Productores y molineros

Desde la Fundación Agropecuaria para el Desarrollo de la Argentina (Fada), elaboraron dos participaciones de costos en el mes de febrero. Por un lado el costo para los panaderos: un 53,2% de costo laboral, materia prima (harina) un 19,7%, impuestos un 12,4%, gastos fijos (gas, alquiler, mantenimiento) un 11,3%, otros insumos un 1,9% y finalmente los fletes con 1,5%. Y por otro lado analizaron la cadena en conjunto (costos en producción primaria, en industria y en panadería), que representa lo que paga el consumidor: 66% son costos desde la producción de trigo, pasando por la industria panadera, previo a la venta del producto en el comercio, el 22,8% impuestos y el 11,2% ganancias.

Natalia Ariño, de Fada, sostiene que “la participación de la producción primaria en la elaboración no tiene una gran incidencia”, por lo cual insiste en que ese esquema de febrero se va a mantener. Esto, pese a que reconoce un aumento del 67% del precio en pesos del trigo de febrero a julio, que lo achaca a “la devaluación por la cotización del dólar” y a “una cuestión internacional”, en función de que sostienen que es el mercado internacional quien fija el precio. En ese mismo período, el precio de la tonelada de trigo en dólares varió un 21% (de 175 a 215 dólares), mientras que el dólar en Argentina cotizó de 20 pesos a 28, siempre en el período entre febrero y julio de 2018.

Diego Cifarelli, de Industriales Molineros, reconoce el aumento del trigo y la harina, pero lo relaciona “fundamentalmente al mercado”, entendiendo que es el actor que está traccionando los precios en el mercado interno. “El trigo vale (en el mercado interno) lo que determina el precio internacional.
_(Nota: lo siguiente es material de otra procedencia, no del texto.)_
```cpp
extern "C" int nesie_pw_dgrad_bn_reduce_k4(int nb, int k, long long p, const float *x,
                                           long long x_bstride, const float *w, int w_rstride,
                                           int w_cstride, const float *x4, long long x4_bstride,
                                           const float *w0, const float *bn_coef, float *bn_part,
                                           float *g_part, void *stream) {
  const char *W = "pw_dgrad_bn_reduce_k4";
  NESIE_REQUIRE(x4 && w0 && bn_coef && bn_part && g_part, W);
  PwFwd a = pw_problem(nb, 1, k, 64, p, x, x_bstride, w);
  a.w_rs = w_rstride; a.w_cs = w_cstride;
  a.bn_z = x4; a.bnz_bs = x4_bstride; a.bn_coef = bn_coef; a.bn_part = bn_part;
  a.k4_w = w0; a.k4_gpart = g_part;
  return pw_forward_impl(W, a, PwHost{}, stream);
}

extern "C" int nesie_pw_stats_finalize(int channels, int cout, int nslots, const float *stat_part,
                                       const float *gamma, const float *beta,
                                       float *running_mean, float *running_var, float momentum,
                                       float eps, float *coef, const float *chan_bias,
                                       void *stream) {
  const char *W = "pw_stats_finalize";
  NESIE_REQUIRE(channels >= 1 && cout >= 1 && channels % cout == 0 && nslots >= 1, W);
  NESIE_REQUIRE(stat_part && coef && (running_mean == nullptr) == (running_var == nullptr), W);
  hipLaunchKernelGGL(pw_stats_finalize_kernel, dim3(channels), dim3(64), 0, (hipStream_t)stream,
                     cout, nslots, stat_part, gamma, beta, running_mean, running_var, momentum,
                     eps, coef, chan_bias);
  return check_launch(W);
}

extern "C" int nesie_pw_pool_finish(int nb, int ng, int channels, long long p, int group, int pool_group,
                                    const float *pmax, const float *pmin, const uint8_t *amax,
                                    const uint8_t *amin, const float *coef, int relu,
                                    float *pooled, uint8_t *argmax, float *zstar, void *stream) {
  const char *W = "pw_pool_finish";
  NESIE_REQUIRE(nb >= 0 && ng >= 1 && channels >= 1 && p >= 0 && group >= 1, W);
  if (nb == 0 || p == 0) return NESIE_OK;
  NESIE_REQUIRE((pool_group == 16 || pool_group == 32) && group % pool_group == 0 && p % group == 0, W);
  NESIE_REQUIRE(group <= 256 && pmax && amax && pooled && argmax && (!coef || (pmin && amin)), W);
  const long long total = (long long)nb * channels * (p / group);
  hipLaunchKernelGGL(pw_pool_finish_kernel, dim3(cdiv(total, 256)), dim3(256), 0, (hipStream_t)stream,
                     total, channels, ng, (int)(p / group), group / pool_group, pool_group, pmax, pmin,
                     amax, amin, coef, relu ? 0.f : -__builtin_inff(), pooled, argmax, zstar);
  return check_launch(W);
}
```

nesie_amd/csrc/pwconv_fwd.h:

```cpp
#pragma once
#include "common.h"
#include <stdlib.h>
#include <string.h>
#include <type_traits>

namespace nesie {

typedef float f32x4 __attribute__((ext_vector_type(4)));
typedef float f32x2 __attribute__((ext_vector_type(2)));

template <int I, int N, class F>
__device__ __forceinline__ void static_for(F &&f) {
  if constexpr (I < N) {
    f(std::integral_constant<int, I>{});
    static_for<I + 1, N>(f);
  }
}

__device__ __forceinline__ unsigned lds_addr(const void *p) {
  return (unsigned)(uintptr_t)(__attribute__((address_space(3))) const void *)p;
}

template <int OFF>
__device__ __forceinline__ f32x4 lds_read_b128(unsigned addr) {
  static_assert(OFF >= 0 && OFF < 65536, "ds_read_b128 reach");
  f32x4 v;
  asm volatile("ds_read_b128 %0, %1 offset:%2" : "=v"(v) : "v"(addr), "n"(OFF));
  return v;
}

template <int OFF>
__device__ __forceinline__ void lds_write_b128(unsigned addr, f32x4 v) {
  static_assert(OFF >= 0 && OFF < 65536, "ds_write_b128 reach");
  asm volatile("ds_write_b128 %0, %1 offset:%2" ::"v"(addr), "v"(v), "n"(OFF) : "memory");
}

__device__ __forceinline__ f32x4 load16_saddr(unsigned voff, const void *sbase) {
  return *(const f32x4 *)((const char *)sbase + voff);
}

template <int IMM>
__device__ __forceinline__ void store16_saddr(unsigned voff, f32x4 v, void *sbase) {
  *(f32x4 *)((char *)sbase + voff + IMM) = v;
}

template <int N>
__device__ __forceinline__ void lgkm_wait() {
  asm volatile("s_waitcnt lgkmcnt(%0)" ::"n"(N) : "memory");
}

enum : int {
  PW_STORE = 1,
  PW_STATS = 2,
  PW_POOL = 4,
  PW_POOLMIN = 8,
  PW_ROWBIAS = 16,
  PW_BIAS = 32,
  PW_AFFINE = 64,
  PW_BNRED = 128,
  PW_SPARSE128 = 256,
  PW_SPARSE256 = 512,
  PW_K4IN = 1024,
  PW_K4Z = 2048,
};

__device__ __forceinline__ float k4_dot(const float4 w, float x0, float x1, float x2, float x3) {
  return __builtin_fmaf(w.w, x3, __builtin_fmaf(w.z, x2, __builtin_fmaf(w.y, x1, w.x * x0)));
}
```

Hay excepciones; cuando no hay la oferta suficiente para que los molinos locales satisfagan su demanda, entonces el trigo puede valer más que lo que fija el precio internacional”. Desde su análisis, las inundaciones en el campo generaron esa falta de oferta, factor que considera el causal del aumento del commodity, y no la quita de retenciones o la devaluación cuando fue consultado por ello.

En relación a las retenciones a la exportación de trigo, que a fines de 2015 eran del 23% y hoy ya no forman parte de las políticas de gobierno, Cifarelli lo considera un sistema que “castigaba al productor generando un excedente que iba al Estado”. Asimismo explicó que con políticas proteccionistas, el Estado obligaba a vender a un precio determinado la harina, y obligaba a vender el pan a determinado precio, pero ese valor del pan no se cumplía”, ya que “era muy difícil controlar a todas (las panaderías)”.
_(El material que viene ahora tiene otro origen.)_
template <int C, int MODE, int NBW, int KS>
__global__ __launch_bounds__(64 * (4 / NBW) * KS) __attribute__((amdgpu_waves_per_eu(NBW <= 2 ? 2 : 1))) void wino_fused16_kernel(const float *__restrict__ x,
                                                                          const unsigned *__restrict__ U3,
                                                                          float *__restrict__ y, const float *__restrict__ shift,
                                                                          const float *__restrict__ res, int B, int X, int Y,
                                                                          int Z, int NBX, int NBY, int NBZ)
{
    constexpr int O = 64, NCH = C / 16, NOW = 4 / NBW, NTG = 64 * NOW;
    static_assert(NCH % KS == 0, "chunks must divide evenly over the channel groups");
    __shared__ __attribute__((aligned(16))) float lds[KS * W16_LDS];
    const int tid = threadIdx.x, lane = tid & 63, wave = tid >> 6;
    const int kg = wave / NOW, ow = wave % NOW, tg = tid - kg * NTG;
    float *region = lds + kg * W16_LDS;
    const int tl = lane & 15, q = lane >> 4;
    int bid = blockIdx.x;
    const int bz = bid % NBZ; bid /= NBZ;
    const int by = bid % NBY; bid /= NBY;
    const int bx = bid % NBX;
    const int b = bid / NBX;
    const int ttx = tl & 3, tty = tl >> 2;
    const int ox0 = bx * 8, oy0 = by * 8, oz0 = bz * 2;
    const float *rb = region + (2 * tty) * W16_ROW + (2 * ttx) * W16_VS + 4 * q;

    f32x4 acc[8][NBW];
#pragma unroll
    for (int a = 0; a < 8; ++a)
#pragma unroll
        for (int n = 0; n < NBW; ++n) acc[a][n] = f32x4{0.0f, 0.0f, 0.0f, 0.0f};
#ifdef SP3D_W16_SETPRIO
    __builtin_amdgcn_s_setprio(SP3D_W16_SETPRIO);
#endif

    constexpr int NV4 = W16_RX * W16_RY * W16_RZ * 4, PER = (NV4 + NTG - 1) / NTG;
    int goff[PER], loff[PER];
#pragma unroll
    for (int u = 0; u < PER; ++u) {
        const int idx = tg + u * NTG;
        const int v = idx >> 2, part = idx & 3;
        const int vx = v % W16_RX, vy = (v / W16_RX) % W16_RY, vz = v / (W16_RX * W16_RY);
        const int gx = ox0 - 1 + vx, gy = oy0 - 1 + vy, gz = oz0 - 1 + vz;
        const bool in = idx < NV4 && gx >= 0 && gx < X && gy >= 0 && gy < Y && gz >= 0 && gz < Z;
        goff[u] = in ? (int)(((((int64_t)gx) * Y + gy) * Z + gz) * C + part * 4) : -1;
        loff[u] = idx < NV4 ? (vz * W16_RY + vy) * W16_ROW + vx * W16_VS + part * 4 : -1;
    }
    const float *xb = x + (int64_t)b * X * Y * Z * C;
    float4 pre[PER];
    auto fetch = [&](int cc) {
#pragma unroll
        for (int u = 0; u < PER; ++u) {
            pre[u] = make_float4(0.0f, 0.0f, 0.0f, 0.0f);
            if (goff[u] >= 0) pre[u] = *reinterpret_cast<const float4 *>(xb + goff[u] + cc * 16);
        }
    };
    fetch(kg);
#pragma unroll 1
    for (int cc = kg; cc < NCH; cc += KS) {
        __syncthreads();
#pragma unroll
        for (int u = 0; u < PER; ++u)
            if (loff[u] >= 0) *reinterpret_cast<float4 *>(region + loff[u]) = pre[u];
        __syncthreads();
        if (cc + KS < NCH) fetch(cc + KS);
        const unsigned *ub = U3 + ((((int64_t)cc * 4 + q) * O) + ow * NBW * 16 + tl) * 6;
        auto load_b = [&](int i, int jk, int n) {
            const unsigned *r = ub + (int64_t)(i * 16 + jk) * NCH * 4 * O * 6 + n * 16 * 6;
            WfB w;
            w.mh = *reinterpret_cast<const u32x4_a8 *>(r);
            w.l = *reinterpret_cast<const u32x2_a8 *>(r + 4);
            return w;
        };
#pragma unroll 1
        for (int jk = 0; jk < 16; ++jk) {
            const int j = jk >> 2, k = jk & 3;
            WfB bw[NBW][4];
#pragma unroll
            for (int n = 0; n < NBW; ++n)
#pragma unroll
                for (int i = 0; i < 4; ++i) {
#if SP3D_W16_ABLATE & 2
                    bw[n][i].mh = u32x4{0x3f803f80u + (unsigned)(jk + n), 0x3f803f80u, 0x3f803f80u + (unsigned)i, 0x3f803f80u};
                    bw[n][i].l = u32x2{0x3f803f80u, 0x3f803f80u};
#else
                    bw[n][i] = load_b(i, jk, n);
#endif
                }
            const int ya = (j == 0) ? 0 : ((j == 2) ? 2 : 1), yb = (j == 3) ? 3 : ((j == 2) ? 1 : 2);
            const int za = (k == 0) ? 0 : ((k == 2) ? 2 : 1), zb = (k == 3) ? 3 : ((k == 2) ? 1 : 2);
            const float sy = (j == 1) ? 1.0f : -1.0f, sz = (k == 1) ? 1.0f : -1.0f;
            const float *r00 = rb + (za * W16_RY + ya) * W16_ROW, *r10 = rb + (za * W16_RY + yb) * W16_ROW;
            const float *r01 = rb + (zb * W16_RY + ya) * W16_ROW, *r11 = rb + (zb * W16_RY + yb) * W16_ROW;
            float g[4][4];
#pragma unroll
            for (int xi = 0; xi < 4; ++xi) {
#if SP3D_W16_ABLATE & 8
                const float f0 = __int_as_float(0x3f800000 + jk + xi), f1 = __int_as_float(0x3f900000 + lane);
                const float4 v00 = make_float4(f0, f1, f0, f1), v10 = make_float4(f1, f0, f1, f0), v01 = v00, v11 = v10;
                (void)r00; (void)r10; (void)r01; (void)r11;
#else
                const float4 v00 = *reinterpret_cast<const float4 *>(r00 + xi * W16_VS), v10 = *reinterpret_cast<const float4 *>(r10 + xi * W16_VS);
                const float4 v01 = *reinterpret_cast<const float4 *>(r01 + xi * W16_VS), v11 = *reinterpret_cast<const float4 *>(r11 + xi * W16_VS);
#endif
                g[xi][0] = fmaf(sz, fmaf(sy, v11.x, v01.x), fmaf(sy, v10.x, v00.x));
                g[xi][1] = fmaf(sz, fmaf(sy, v11.y, v01.y), fmaf(sy, v10.y, v00.y));
                g[xi][2] = fmaf(sz, fmaf(sy, v11.z, v01.z), fmaf(sy, v10.z, v00.z));
                g[xi][3] = fmaf(sz, fmaf(sy, v11.w, v01.w), fmaf(sy, v10.w, v00.w));
            }
            float cyz[4];
#pragma unroll
            for (int bc = 0; bc < 4; ++bc) {
                const int bb = bc >> 1, c2 = bc & 1;
                const float cy = bb == 0 ? (j < 3 ? 1.0f : 0.0f) : (j == 0 ? 0.0f : (j == 1 ? 1.0f : -1.0f));
                const float cz = c2 == 0 ? (k < 3 ? 1.0f : 0.0f) : (k == 0 ? 0.0f : (k == 1 ? 1.0f : -1.0f));
                cyz[bc] = cy * cz;
            }
            f32x4 M0[NBW], M1[NBW];
#pragma unroll
            for (int n = 0; n < NBW; ++n) { M0[n] = f32x4{0.0f, 0.0f, 0.0f, 0.0f}; M1[n] = f32x4{0.0f, 0.0f, 0.0f, 0.0f}; }
#pragma unroll
            for (int i = 0; i < 4; ++i) {
                float av[4];
#pragma unroll
                for (int kk = 0; kk < 4; ++kk)
                    av[kk] = (i == 1) ? g[1][kk] + g[2][kk] : ((i == 3) ? g[3][kk] - g[1][kk] : g[wf_ta(i)][kk] - g[wf_tb(i)][kk]);
                const unsigned hi01 = pack_bf16(av[0], av[1]), hi23 = pack_bf16(av[2], av[3]);
#if SP3D_W16_ABLATE & 4
                const unsigned mid01 = hi01, mid23 = hi23, lo01 = hi01, lo23 = hi23;
#else
                const float r0 = av[0] - bf16_lo(hi01), r1 = av[1] - bf16_hi(hi01), r2 = av[2] - bf16_lo(hi23), r3 = av[3] - bf16_hi(hi23);
                const unsigned mid01 = pack_bf16(r0, r1), mid23 = pack_bf16(r2, r3);
                const unsigned lo01 = pack_bf16(r0 - bf16_lo(mid01), r1 - bf16_hi(mid01));
                const unsigned lo23 = pack_bf16(r2 - bf16_lo(mid23), r3 - bf16_hi(mid23));
#endif
                const u32x4 Qhh = {hi01, hi23, hi01, hi23}, Qmm = {mid01, mid23, mid01, mid23}, Qlh = {lo01, lo23, hi01, hi23};
#pragma unroll
                for (int n = 0; n < NBW; ++n) {
                    const WfB &w = bw[n][i];
                    const u32x4 Bmh = w.mh;
                    const u32x4 Bhl = {w.mh.z, w.mh.w, w.l.x, w.l.y};
#if SP3D_W16_ABLATE & 1
                    {
                        const unsigned z = (Qhh.x ^ Bmh.x) + (Qmm.y ^ Bmh.z) + (Qlh.x ^ Bhl.w) + (Qlh.z ^ Bhl.y);
                        M0[n].x += __uint_as_float(z & 0x3fffffffu);
                        M1[n].y += __uint_as_float((z >> 1) & 0x3fffffffu);
                        continue;
                    }
#endif
                    if (i < 3) {
                        M0[n] = mfma16_bf16(Qhh, Bmh, M0[n]);
                        M0[n] = mfma16_bf16(Qmm, Bmh, M0[n]);
                        M0[n] = mfma16_bf16(Qlh, Bhl, M0[n]);
                    }
                    if (i == 1 || i == 3) {
                        M1[n] = mfma16_bf16(Qhh, Bmh, M1[n]);
                        M1[n] = mfma16_bf16(Qmm, Bmh, M1[n]);
                        M1[n] = mfma16_bf16(Qlh, Bhl, M1[n]);
                    }
                    if (i == 2) {
                        const u32x4 nmh = Bmh ^ 0x80008000u, nhl = Bhl ^ 0x80008000u;
                        M1[n] = mfma16_bf16(Qhh, nmh, M1[n]);
                        M1[n] = mfma16_bf16(Qmm, nmh, M1[n]);
                        M1[n] = mfma16_bf16(Qlh, nhl, M1[n]);
                    }
                }
            }
#pragma unroll
            for (int n = 0; n < NBW; ++n)
#pragma unroll
                for (int bc = 0; bc < 4; ++bc) {
#if defined(SP3D_NO_PK) || defined(SP3D_W16_SCALAR_ACC)
                    for (int e = 0; e < 4; ++e) {
                        acc[bc][n][e] = fmaf(M0[n][e], cyz[bc], acc[bc][n][e]);
                        acc[4 + bc][n][e] = fmaf(M1[n][e], cyz[bc], acc[4 + bc][n][e]);
                    }
#else
                    const f32x4 cv = {cyz[bc], cyz[bc], cyz[bc], cyz[bc]};
                    acc[bc][n] = __builtin_elementwise_fma(M0[n], cv, acc[bc][n]);
                    acc[4 + bc][n] = __builtin_elementwise_fma(M1[n], cv, acc[4 + bc][n]);
#endif
                }
        }
    }

    if (KS > 1) {
        __syncthreads();
        f32x4 *red = reinterpret_cast<f32x4 *>(lds);
        if (kg > 0) {
#pragma unroll
            for (int a = 0; a < 8; ++a)
#pragma unroll
                for (int n = 0; n < NBW; ++n) red[(((kg - 1) * NOW + ow) * 8 * NBW + a * NBW + n) * 64 + lane] = acc[a][n];
        }
        __syncthreads();
        if (kg > 0) return;
#pragma unroll
        for (int g2 = 1; g2 < KS; ++g2)
#pragma unroll
            for (int a = 0; a < 8; ++a)
#pragma unroll
                for (int n = 0; n < NBW; ++n) acc[a][n] += red[(((g2 - 1) * NOW + ow) * 8 * NBW + a * NBW + n) * 64 + lane];
    }

    if (ox0 + 8 <= X && oy0 + 8 <= Y && oz0 + 2 <= Z) {
#pragma unroll
        for (int n = 0; n < NBW; ++n) {
            const int o = (ow * NBW + n) * 16 + tl;
            const float sh = shift[o];
            const int64_t obase = ((((int64_t)b * X + ox0) * Y + oy0) * Z + oz0) * O + o;
            int off[4];
#pragma unroll
            for (int v = 0; v < 4; ++v) off[v] = ((2 * v * Y + 2 * q) * Z) * O;
            float rv[8][4];
            if (MODE >= 2) {
#pragma unroll
                for (int a = 0; a < 8; ++a)
#pragma unroll
                    for (int v = 0; v < 4; ++v)
                        rv[a][v] = res[obase + off[v] + (((a >> 2) * Y + ((a >> 1) & 1)) * Z + (a & 1)) * O];
            }
#pragma unroll
            for (int a = 0; a < 8; ++a)
#pragma unroll
                for (int v = 0; v < 4; ++v) {
                    float val = acc[a][n][v] + sh;
                    if (MODE == 2) val += rv[a][v];
                    if (MODE >= 1) val = fmaxf(val, 0.0f);
                    if (MODE == 3) val += rv[a][v];
                    y[obase + off[v] + (((a >> 2) * Y + ((a >> 1) & 1)) * Z + (a & 1)) * O] = val;
                }
        }
        return;
    }
#pragma unroll
    for (int n = 0; n < NBW; ++n) {
        const int o = (ow * NBW + n) * 16 + tl;
        const float sh = shift[o];
        float rv[8][4];
        if (MODE >= 2) {
#pragma unroll
            for (int a = 0; a < 8; ++a)
#pragma unroll
                for (int v = 0; v < 4; ++v) {
                    const int tile = 4 * q + v;
                    const int rx = tile & 3, ry = tile >> 2;
                    const int xo = min(ox0 + 2 * rx + (a >> 2), X - 1), yo = min(oy0 + 2 * ry + ((a >> 1) & 1), Y - 1);
                    const int zo = min(oz0 + (a & 1), Z - 1);
                    rv[a][v] = res[((((int64_t)b * X + xo) * Y + yo) * Z + zo) * O + o];
                }
        }
#pragma unroll
        for (int a = 0; a < 8; ++a) {
#pragma unroll
            for (int v = 0; v < 4; ++v) {
                const int tile = 4 * q + v;
                const int rx = tile & 3, ry = tile >> 2;
                const int xo = ox0 + 2 * rx + (a >> 2), yo = oy0 + 2 * ry + ((a >> 1) & 1), zo = oz0 + (a & 1);
                if (xo < X && yo < Y && zo < Z) {
                    const int64_t idx = ((((int64_t)b * X + xo) * Y + yo) * Z + zo) * O + o;
                    float val = acc[a][n][v] + sh;
                    if (MODE == 2) val += rv[a][v];
                    if (MODE >= 1) val = fmaxf(val, 0.0f);
                    if (MODE == 3) val += rv[a][v];
                    y[idx] = val;
                }
            }
        }
    }
}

El estado ya no interviene

Desde otra perspectiva, el economista e integrante del Centro de Economía Política Argentina (Cepa) Juan Cruz Lucero analiza y afirma que la devaluación es causal del aumento del precio del trigo en el mercado interno, pero aporta otro factor. “La quita de los Registros de Operaciones de Exportación (ROE) libera la situación de los productores y exportadores que los lleva a exportar prácticamente todo lo que tienen y eso te deja sin cantidades para el mercado interno”. Este registro se instaló en 2008 con la idea de garantizar un nivel de stock al mercado interno al precio interno subsidiado. Para Lucero, esa quita significa que “ahora el mercado decide, ése es el mensaje, y el mercado va a elegir el lugar donde haya mayor rentabilidad”.

Si en algo coincide su análisis con lo expuesto por Fada o Faim, es en el hecho de que “el Estado ya no interviene más”, aunque con otra lógica sobre esa realidad, basada en que dicha ausencia genera que “el precio internacional es la referencia que tracciona los precios para el mercado local”, y “hay menos cantidad para el mercado interno, con lo cual es más caro”. Consideró fundamental las retenciones como herramienta, para abastecer el mercado interno y las arcas públicas con posterior destino a subsidios, y concluyó: “Cuando no tenés ningún tipo de control, vas a hacer lo que a vos te convenga (como productor), y uno no puede pretender que los empresarios hagan gestas patrióticas y pierdan plata, por eso el problema es el accionar del Estado”.